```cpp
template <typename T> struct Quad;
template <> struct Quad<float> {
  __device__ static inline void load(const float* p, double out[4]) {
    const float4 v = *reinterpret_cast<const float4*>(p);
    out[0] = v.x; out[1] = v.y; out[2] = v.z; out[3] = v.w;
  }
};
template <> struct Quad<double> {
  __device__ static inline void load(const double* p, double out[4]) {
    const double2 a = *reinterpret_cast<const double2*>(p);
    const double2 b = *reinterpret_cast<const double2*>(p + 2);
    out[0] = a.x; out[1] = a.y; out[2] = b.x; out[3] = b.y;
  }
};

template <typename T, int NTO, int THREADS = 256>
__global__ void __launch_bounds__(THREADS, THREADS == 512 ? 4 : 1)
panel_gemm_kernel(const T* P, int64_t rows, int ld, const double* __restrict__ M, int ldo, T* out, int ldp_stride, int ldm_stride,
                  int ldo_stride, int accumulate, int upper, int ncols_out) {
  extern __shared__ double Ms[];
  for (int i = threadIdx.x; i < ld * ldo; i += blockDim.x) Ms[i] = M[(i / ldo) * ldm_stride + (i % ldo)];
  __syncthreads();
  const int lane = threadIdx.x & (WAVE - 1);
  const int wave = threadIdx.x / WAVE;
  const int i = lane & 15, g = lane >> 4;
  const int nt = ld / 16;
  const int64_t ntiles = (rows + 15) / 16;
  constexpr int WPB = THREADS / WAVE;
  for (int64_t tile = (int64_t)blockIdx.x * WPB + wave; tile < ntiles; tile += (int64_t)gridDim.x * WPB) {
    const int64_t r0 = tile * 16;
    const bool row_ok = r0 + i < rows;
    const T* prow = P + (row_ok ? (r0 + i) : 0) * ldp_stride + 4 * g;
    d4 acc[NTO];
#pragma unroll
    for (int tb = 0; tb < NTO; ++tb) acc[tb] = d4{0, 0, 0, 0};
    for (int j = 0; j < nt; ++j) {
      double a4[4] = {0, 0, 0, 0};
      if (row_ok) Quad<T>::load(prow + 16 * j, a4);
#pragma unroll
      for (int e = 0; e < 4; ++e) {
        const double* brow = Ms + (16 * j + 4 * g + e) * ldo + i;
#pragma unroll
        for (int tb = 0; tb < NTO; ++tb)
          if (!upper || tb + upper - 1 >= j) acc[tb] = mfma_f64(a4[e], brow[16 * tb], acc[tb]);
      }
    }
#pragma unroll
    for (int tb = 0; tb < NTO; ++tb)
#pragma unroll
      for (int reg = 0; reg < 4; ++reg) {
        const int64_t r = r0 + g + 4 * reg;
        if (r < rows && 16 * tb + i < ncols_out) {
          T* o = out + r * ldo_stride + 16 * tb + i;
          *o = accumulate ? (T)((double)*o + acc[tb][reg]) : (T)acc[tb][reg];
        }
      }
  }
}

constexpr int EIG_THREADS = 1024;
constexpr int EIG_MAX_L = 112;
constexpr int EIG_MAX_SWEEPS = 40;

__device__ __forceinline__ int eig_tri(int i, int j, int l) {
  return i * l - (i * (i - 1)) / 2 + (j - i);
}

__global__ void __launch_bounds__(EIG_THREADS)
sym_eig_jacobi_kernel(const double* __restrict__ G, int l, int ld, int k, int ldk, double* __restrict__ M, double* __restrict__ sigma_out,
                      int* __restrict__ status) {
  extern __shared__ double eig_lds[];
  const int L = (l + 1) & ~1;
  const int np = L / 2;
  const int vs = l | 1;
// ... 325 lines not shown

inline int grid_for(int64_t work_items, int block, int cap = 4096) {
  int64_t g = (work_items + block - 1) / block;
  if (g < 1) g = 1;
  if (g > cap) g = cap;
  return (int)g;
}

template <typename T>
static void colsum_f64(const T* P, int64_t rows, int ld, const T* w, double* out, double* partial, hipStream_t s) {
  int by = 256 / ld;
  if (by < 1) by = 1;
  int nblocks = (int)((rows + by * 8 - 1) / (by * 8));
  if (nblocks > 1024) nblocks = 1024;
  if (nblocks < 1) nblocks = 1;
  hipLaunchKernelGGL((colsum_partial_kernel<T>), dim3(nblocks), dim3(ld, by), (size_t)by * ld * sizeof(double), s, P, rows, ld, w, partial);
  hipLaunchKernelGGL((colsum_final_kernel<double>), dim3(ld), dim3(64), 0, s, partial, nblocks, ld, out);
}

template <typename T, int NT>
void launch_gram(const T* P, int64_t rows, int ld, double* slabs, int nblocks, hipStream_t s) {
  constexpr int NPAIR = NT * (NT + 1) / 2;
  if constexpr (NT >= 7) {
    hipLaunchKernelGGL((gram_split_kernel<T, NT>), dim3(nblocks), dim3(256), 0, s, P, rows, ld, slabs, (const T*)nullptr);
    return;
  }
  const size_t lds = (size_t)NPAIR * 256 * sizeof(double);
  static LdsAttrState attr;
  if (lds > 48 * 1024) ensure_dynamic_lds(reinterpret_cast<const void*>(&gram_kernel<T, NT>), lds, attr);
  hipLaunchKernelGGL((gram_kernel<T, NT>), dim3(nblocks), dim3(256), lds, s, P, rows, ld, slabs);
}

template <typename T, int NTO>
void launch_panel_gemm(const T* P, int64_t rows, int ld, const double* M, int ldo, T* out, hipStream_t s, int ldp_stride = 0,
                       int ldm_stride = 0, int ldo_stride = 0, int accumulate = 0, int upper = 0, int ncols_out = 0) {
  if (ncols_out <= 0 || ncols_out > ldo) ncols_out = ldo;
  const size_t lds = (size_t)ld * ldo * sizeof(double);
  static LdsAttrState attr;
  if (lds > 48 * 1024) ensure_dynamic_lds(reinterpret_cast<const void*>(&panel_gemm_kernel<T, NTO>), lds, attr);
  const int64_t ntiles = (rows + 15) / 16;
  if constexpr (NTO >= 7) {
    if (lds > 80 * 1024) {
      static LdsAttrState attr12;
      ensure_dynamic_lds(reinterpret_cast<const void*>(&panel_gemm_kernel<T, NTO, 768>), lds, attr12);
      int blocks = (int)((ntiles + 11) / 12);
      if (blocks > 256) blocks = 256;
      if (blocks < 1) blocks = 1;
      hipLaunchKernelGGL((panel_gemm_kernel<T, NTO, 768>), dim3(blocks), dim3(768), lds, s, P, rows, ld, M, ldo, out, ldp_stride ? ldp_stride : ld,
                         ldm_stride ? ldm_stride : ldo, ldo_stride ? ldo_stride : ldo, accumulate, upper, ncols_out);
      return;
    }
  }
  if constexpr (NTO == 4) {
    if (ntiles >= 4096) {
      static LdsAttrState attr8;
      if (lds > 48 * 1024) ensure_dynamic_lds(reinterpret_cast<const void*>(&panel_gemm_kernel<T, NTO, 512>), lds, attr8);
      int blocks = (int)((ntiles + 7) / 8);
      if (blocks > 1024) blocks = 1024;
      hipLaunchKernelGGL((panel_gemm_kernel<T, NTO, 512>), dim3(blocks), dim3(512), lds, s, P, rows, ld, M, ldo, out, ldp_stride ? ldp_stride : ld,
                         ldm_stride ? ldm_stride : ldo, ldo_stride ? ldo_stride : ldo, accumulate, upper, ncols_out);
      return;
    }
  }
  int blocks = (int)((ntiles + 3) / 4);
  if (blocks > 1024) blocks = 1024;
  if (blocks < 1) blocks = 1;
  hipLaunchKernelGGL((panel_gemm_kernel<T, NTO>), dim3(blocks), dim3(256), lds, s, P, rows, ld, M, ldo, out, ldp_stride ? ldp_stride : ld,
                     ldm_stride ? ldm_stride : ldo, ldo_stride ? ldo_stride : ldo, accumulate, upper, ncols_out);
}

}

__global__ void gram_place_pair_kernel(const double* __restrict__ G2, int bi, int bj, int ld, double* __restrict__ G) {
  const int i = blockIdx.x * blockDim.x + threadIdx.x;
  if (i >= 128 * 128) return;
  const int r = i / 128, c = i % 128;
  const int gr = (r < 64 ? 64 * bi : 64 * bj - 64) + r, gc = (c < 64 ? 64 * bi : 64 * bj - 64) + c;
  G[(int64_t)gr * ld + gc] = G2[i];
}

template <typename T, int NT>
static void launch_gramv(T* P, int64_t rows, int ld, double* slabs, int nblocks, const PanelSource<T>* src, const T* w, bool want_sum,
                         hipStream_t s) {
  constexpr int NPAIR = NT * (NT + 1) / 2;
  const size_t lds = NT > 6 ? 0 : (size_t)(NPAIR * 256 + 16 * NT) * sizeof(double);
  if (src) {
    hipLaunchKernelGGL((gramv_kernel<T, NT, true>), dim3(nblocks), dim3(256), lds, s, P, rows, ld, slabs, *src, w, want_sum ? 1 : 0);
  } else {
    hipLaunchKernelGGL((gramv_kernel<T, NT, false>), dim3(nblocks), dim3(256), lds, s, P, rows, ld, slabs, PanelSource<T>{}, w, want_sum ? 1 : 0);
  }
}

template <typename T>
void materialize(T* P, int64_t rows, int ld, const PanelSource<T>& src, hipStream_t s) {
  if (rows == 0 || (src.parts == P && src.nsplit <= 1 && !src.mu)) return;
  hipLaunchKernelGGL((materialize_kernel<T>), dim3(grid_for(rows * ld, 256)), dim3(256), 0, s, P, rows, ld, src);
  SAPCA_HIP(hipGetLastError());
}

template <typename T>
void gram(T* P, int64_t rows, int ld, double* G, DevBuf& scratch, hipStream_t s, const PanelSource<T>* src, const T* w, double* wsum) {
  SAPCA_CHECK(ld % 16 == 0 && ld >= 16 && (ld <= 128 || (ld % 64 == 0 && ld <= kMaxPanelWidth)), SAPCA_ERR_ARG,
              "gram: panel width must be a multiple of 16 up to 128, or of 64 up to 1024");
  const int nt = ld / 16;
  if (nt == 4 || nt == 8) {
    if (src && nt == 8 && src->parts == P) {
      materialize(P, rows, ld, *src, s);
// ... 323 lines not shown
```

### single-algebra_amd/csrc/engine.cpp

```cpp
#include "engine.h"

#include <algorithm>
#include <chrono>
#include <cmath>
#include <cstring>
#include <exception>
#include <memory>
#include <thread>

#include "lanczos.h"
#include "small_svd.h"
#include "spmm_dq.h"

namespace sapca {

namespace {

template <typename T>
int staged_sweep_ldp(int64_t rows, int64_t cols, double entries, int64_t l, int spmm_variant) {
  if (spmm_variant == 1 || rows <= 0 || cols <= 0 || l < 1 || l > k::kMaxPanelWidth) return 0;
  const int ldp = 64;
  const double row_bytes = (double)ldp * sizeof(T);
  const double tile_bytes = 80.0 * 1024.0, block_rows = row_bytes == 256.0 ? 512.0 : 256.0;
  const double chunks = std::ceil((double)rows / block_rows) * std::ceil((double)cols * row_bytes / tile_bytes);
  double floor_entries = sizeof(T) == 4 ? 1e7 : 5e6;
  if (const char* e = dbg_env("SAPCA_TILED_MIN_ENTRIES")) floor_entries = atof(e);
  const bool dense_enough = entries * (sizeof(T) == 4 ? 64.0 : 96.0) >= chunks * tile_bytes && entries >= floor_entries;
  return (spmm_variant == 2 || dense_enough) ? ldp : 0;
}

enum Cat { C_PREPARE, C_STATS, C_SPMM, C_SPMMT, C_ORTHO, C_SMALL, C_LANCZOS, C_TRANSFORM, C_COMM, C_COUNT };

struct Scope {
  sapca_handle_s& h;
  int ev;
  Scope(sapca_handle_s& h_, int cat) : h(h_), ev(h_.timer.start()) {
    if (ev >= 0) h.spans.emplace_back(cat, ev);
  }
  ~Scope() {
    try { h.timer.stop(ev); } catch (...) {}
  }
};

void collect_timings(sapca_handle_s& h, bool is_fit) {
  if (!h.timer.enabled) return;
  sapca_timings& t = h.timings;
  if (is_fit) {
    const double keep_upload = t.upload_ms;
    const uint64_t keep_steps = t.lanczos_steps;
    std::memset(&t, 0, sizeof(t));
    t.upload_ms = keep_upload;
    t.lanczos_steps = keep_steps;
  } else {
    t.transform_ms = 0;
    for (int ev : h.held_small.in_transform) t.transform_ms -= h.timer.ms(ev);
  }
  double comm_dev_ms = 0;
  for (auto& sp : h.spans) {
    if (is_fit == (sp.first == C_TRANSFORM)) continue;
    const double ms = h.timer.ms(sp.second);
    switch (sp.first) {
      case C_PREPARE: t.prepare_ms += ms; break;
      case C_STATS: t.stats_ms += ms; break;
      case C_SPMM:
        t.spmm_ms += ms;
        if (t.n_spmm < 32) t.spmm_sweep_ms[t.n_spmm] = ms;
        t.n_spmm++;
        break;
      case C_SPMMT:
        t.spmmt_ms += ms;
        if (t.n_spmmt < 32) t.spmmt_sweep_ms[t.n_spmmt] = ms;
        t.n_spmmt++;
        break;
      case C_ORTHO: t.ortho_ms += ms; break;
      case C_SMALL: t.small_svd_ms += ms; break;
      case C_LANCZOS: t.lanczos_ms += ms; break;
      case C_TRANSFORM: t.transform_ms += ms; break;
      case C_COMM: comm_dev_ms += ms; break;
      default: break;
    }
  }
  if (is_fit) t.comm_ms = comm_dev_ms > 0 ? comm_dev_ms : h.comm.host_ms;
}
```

### Problem
Every line above with the word "prow" is to be copied out.

### Result
    const T* prow = P + (row_ok ? (r0 + i) : 0) * ldp_stride + 4 * g;
      if (row_ok) Quad<T>::load(prow + 16 * j, a4);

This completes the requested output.